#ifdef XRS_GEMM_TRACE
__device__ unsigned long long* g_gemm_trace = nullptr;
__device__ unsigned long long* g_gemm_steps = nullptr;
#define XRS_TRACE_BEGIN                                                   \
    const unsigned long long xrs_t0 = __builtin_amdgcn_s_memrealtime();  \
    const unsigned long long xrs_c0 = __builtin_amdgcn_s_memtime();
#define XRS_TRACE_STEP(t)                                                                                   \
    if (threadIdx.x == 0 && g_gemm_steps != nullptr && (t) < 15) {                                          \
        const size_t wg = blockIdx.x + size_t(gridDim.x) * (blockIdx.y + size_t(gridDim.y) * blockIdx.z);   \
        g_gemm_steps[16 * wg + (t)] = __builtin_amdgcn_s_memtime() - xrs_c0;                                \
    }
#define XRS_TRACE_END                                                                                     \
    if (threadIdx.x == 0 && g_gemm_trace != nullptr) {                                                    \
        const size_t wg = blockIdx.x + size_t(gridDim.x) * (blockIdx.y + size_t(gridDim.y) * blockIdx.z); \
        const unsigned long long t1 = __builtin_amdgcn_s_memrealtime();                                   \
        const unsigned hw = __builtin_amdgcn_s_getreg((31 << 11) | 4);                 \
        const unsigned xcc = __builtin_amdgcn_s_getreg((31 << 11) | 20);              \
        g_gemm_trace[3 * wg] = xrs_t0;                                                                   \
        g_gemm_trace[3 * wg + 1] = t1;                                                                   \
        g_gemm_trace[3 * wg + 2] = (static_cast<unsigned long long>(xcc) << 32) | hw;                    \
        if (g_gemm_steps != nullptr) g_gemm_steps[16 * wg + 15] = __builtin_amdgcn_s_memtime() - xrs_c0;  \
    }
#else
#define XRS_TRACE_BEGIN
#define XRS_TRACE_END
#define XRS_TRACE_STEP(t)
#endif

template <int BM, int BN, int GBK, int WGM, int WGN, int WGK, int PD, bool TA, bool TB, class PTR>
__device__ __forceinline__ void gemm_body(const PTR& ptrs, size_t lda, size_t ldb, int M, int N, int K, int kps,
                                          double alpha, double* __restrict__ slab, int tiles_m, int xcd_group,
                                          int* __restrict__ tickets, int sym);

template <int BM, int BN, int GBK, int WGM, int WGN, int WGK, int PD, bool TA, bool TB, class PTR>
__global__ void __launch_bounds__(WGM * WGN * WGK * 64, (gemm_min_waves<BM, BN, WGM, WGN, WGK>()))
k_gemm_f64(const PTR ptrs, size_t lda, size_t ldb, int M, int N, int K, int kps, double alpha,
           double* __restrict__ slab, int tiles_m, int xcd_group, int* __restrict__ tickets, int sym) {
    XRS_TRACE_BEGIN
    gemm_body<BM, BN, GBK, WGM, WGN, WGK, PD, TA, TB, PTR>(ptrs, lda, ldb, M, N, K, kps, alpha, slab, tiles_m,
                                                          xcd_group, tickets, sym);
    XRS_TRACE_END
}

★ ★ ★ ★

◆ **HOW TO COMPLETE THIS TASK**
Would you output every line of the listing exactly?

◆ **REPLY**
#ifdef XRS_GEMM_TRACE
__device__ unsigned long long* g_gemm_trace = nullptr;
__device__ unsigned long long* g_gemm_steps = nullptr;
#define XRS_TRACE_BEGIN                                                   \
    const unsigned long long xrs_t0 = __builtin_amdgcn_s_memrealtime();  \
    const unsigned long long xrs_c0 = __builtin_amdgcn_s_memtime();
#define XRS_TRACE_STEP(t)                                                                                   \
    if (threadIdx.x == 0 && g_gemm_steps != nullptr && (t) < 15) {                                          \
        const size_t wg = blockIdx.x + size_t(gridDim.x) * (blockIdx.y + size_t(gridDim.y) * blockIdx.z);   \
        g_gemm_steps[16 * wg + (t)] = __builtin_amdgcn_s_memtime() - xrs_c0;                                \
    }
#define XRS_TRACE_END                                                                                     \
    if (threadIdx.x == 0 && g_gemm_trace != nullptr) {                                                    \
        const size_t wg = blockIdx.x + size_t(gridDim.x) * (blockIdx.y + size_t(gridDim.y) * blockIdx.z); \
        const unsigned long long t1 = __builtin_amdgcn_s_memrealtime();                                   \
        const unsigned hw = __builtin_amdgcn_s_getreg((31 << 11) | 4);                 \
        const unsigned xcc = __builtin_amdgcn_s_getreg((31 << 11) | 20);              \
        g_gemm_trace[3 * wg] = xrs_t0;                                                                   \
        g_gemm_trace[3 * wg + 1] = t1;                                                                   \
        g_gemm_trace[3 * wg + 2] = (static_cast<unsigned long long>(xcc) << 32) | hw;                    \
        if (g_gemm_steps != nullptr) g_gemm_steps[16 * wg + 15] = __builtin_amdgcn_s_memtime() - xrs_c0;  \
    }
#else
#define XRS_TRACE_BEGIN
#define XRS_TRACE_END
#define XRS_TRACE_STEP(t)
#endif

template <int BM, int BN, int GBK, int WGM, int WGN, int WGK, int PD, bool TA, bool TB, class PTR>
__device__ __forceinline__ void gemm_body(const PTR& ptrs, size_t lda, size_t ldb, int M, int N, int K, int kps,
                                          double alpha, double* __restrict__ slab, int tiles_m, int xcd_group,
                                          int* __restrict__ tickets, int sym);

template <int BM, int BN, int GBK, int WGM, int WGN, int WGK, int PD, bool TA, bool TB, class PTR>
__global__ void __launch_bounds__(WGM * WGN * WGK * 64, (gemm_min_waves<BM, BN, WGM, WGN, WGK>()))
k_gemm_f64(const PTR ptrs, size_t lda, size_t ldb, int M, int N, int K, int kps, double alpha,
           double* __restrict__ slab, int tiles_m, int xcd_group, int* __restrict__ tickets, int sym) {
    XRS_TRACE_BEGIN
    gemm_body<BM, BN, GBK, WGM, WGN, WGK, PD, TA, TB, PTR>(ptrs, lda, ldb, M, N, K, kps, alpha, slab, tiles_m,
                                                          xcd_group, tickets, sym);
    XRS_TRACE_END
}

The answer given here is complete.